Filter out every line below that lacks "than", and copy the rest.

= = =

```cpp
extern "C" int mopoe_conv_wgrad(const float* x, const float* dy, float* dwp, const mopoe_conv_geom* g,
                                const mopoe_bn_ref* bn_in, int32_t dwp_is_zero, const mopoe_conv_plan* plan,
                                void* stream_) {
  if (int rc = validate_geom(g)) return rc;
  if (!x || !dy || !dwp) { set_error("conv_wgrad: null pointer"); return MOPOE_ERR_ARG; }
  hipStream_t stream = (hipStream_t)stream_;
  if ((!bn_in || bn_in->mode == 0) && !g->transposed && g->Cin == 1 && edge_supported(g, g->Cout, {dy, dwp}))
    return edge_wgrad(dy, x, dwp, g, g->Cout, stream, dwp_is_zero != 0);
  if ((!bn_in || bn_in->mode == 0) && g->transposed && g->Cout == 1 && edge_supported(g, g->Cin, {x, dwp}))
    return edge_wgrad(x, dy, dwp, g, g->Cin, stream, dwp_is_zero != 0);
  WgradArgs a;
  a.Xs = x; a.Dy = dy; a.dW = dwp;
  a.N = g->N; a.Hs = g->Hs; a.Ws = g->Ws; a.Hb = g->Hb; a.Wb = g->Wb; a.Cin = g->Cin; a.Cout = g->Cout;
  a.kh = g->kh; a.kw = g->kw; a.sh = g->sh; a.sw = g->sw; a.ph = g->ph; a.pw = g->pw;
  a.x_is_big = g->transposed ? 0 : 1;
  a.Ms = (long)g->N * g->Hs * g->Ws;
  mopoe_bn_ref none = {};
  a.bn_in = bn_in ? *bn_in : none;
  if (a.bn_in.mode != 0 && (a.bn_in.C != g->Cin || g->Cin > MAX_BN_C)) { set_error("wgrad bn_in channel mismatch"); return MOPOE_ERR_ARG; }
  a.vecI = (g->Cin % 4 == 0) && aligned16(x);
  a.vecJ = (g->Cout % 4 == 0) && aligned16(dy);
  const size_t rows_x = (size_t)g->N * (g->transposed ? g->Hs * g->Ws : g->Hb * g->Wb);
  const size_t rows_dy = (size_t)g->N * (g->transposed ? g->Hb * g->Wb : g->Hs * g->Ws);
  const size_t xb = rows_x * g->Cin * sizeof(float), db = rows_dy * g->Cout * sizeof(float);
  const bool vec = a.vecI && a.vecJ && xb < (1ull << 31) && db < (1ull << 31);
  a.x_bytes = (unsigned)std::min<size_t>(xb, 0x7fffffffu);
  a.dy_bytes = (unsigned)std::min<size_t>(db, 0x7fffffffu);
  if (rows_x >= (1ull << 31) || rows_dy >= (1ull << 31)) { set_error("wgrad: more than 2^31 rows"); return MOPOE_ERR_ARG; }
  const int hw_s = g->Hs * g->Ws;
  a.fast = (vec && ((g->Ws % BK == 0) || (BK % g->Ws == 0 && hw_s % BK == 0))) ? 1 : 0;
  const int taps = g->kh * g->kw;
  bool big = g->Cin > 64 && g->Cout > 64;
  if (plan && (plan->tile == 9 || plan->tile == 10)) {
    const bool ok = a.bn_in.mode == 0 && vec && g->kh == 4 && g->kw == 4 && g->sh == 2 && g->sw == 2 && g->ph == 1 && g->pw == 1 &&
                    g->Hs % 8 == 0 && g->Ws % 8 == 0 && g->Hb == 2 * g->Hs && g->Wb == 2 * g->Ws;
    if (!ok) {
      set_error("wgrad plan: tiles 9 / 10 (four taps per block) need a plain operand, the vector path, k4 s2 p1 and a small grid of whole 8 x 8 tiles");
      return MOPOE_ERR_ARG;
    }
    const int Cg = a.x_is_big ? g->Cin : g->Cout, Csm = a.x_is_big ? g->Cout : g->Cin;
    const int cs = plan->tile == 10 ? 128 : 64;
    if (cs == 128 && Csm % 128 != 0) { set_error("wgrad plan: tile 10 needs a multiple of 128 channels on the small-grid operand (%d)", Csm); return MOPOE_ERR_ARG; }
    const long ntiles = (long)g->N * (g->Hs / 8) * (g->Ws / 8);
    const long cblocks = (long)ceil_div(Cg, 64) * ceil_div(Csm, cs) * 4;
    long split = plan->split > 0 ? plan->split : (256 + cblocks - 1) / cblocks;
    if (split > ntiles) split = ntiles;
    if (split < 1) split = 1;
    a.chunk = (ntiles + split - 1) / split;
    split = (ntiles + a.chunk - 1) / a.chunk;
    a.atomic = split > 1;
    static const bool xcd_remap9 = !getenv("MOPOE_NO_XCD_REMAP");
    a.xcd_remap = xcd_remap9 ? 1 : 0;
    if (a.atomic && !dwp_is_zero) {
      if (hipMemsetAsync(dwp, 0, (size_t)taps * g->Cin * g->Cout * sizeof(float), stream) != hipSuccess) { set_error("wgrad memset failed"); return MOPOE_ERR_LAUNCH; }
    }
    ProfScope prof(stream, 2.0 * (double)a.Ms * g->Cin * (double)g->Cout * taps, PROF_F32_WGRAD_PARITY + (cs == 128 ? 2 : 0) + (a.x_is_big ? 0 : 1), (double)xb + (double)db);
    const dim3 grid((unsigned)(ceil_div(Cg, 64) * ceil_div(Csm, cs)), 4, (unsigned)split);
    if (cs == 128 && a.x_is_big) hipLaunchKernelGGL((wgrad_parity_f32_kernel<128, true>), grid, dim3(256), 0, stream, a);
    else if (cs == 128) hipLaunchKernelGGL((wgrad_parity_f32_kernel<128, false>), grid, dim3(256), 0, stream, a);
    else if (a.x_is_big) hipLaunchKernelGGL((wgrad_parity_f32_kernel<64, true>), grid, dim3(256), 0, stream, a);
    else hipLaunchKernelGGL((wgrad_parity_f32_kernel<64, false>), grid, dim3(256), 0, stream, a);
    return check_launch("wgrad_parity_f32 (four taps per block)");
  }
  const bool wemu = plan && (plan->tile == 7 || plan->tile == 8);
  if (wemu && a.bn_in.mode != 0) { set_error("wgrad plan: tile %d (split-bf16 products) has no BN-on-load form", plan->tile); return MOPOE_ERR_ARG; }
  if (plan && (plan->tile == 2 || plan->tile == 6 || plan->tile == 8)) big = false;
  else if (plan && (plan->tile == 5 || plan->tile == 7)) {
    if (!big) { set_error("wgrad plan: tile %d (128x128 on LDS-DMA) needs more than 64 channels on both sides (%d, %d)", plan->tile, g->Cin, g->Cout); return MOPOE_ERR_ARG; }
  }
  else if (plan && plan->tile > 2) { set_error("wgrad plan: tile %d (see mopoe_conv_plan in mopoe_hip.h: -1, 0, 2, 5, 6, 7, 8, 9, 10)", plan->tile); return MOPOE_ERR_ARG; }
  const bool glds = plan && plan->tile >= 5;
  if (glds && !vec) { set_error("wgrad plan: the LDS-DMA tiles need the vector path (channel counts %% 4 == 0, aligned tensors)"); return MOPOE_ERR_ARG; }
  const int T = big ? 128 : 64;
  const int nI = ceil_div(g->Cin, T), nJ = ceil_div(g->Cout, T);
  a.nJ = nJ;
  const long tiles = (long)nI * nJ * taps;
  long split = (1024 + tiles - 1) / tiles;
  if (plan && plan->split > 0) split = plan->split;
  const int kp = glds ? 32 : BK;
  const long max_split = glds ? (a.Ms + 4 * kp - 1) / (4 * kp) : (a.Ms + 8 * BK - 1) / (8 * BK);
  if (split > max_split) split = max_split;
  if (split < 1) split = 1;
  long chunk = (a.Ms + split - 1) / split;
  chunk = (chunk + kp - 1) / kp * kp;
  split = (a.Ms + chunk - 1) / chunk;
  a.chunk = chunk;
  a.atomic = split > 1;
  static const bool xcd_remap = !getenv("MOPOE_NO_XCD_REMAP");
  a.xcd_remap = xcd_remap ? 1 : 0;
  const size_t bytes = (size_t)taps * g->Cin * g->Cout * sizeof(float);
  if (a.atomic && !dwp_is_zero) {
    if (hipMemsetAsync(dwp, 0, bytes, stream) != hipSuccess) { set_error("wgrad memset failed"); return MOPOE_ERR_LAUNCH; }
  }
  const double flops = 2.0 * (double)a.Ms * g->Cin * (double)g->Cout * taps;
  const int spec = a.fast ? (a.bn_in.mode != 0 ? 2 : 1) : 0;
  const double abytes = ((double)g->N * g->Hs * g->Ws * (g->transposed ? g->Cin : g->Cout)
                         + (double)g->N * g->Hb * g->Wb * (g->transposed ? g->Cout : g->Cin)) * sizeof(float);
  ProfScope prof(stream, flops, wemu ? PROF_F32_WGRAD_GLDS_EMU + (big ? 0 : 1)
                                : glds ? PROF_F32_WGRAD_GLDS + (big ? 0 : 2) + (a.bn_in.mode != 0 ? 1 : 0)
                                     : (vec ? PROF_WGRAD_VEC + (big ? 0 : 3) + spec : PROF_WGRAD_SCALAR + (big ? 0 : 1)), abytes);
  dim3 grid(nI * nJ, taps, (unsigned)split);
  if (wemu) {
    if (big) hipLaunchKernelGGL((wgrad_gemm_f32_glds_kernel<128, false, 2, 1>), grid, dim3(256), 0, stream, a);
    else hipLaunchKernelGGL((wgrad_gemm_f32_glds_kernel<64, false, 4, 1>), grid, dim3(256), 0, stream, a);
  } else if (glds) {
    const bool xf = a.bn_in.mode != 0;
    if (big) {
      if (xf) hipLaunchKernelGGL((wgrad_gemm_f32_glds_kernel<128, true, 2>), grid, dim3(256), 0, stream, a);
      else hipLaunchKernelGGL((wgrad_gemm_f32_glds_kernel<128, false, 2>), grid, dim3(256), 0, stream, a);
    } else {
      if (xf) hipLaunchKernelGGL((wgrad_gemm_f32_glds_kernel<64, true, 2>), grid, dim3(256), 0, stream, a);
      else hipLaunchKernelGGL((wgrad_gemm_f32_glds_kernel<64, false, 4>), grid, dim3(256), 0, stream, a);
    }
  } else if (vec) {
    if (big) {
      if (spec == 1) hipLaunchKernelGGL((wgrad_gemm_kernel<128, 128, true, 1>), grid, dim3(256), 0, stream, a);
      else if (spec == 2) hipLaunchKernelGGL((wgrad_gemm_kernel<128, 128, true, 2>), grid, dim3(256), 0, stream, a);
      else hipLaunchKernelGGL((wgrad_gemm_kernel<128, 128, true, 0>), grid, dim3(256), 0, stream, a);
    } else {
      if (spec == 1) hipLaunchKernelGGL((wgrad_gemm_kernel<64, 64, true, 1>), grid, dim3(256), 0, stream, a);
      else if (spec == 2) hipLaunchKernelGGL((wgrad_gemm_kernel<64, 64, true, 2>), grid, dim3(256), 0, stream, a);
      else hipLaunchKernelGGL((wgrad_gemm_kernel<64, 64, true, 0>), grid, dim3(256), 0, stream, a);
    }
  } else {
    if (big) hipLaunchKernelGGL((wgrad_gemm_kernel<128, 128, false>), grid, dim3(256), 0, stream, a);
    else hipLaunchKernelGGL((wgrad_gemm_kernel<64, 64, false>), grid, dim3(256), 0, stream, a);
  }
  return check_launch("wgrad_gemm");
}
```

= = =

Finished task -
  if (rows_x >= (1ull << 31) || rows_dy >= (1ull << 31)) { set_error("wgrad: more than 2^31 rows"); return MOPOE_ERR_ARG; }
    if (!big) { set_error("wgrad plan: tile %d (128x128 on LDS-DMA) needs more than 64 channels on both sides (%d, %d)", plan->tile, g->Cin, g->Cout); return MOPOE_ERR_ARG; }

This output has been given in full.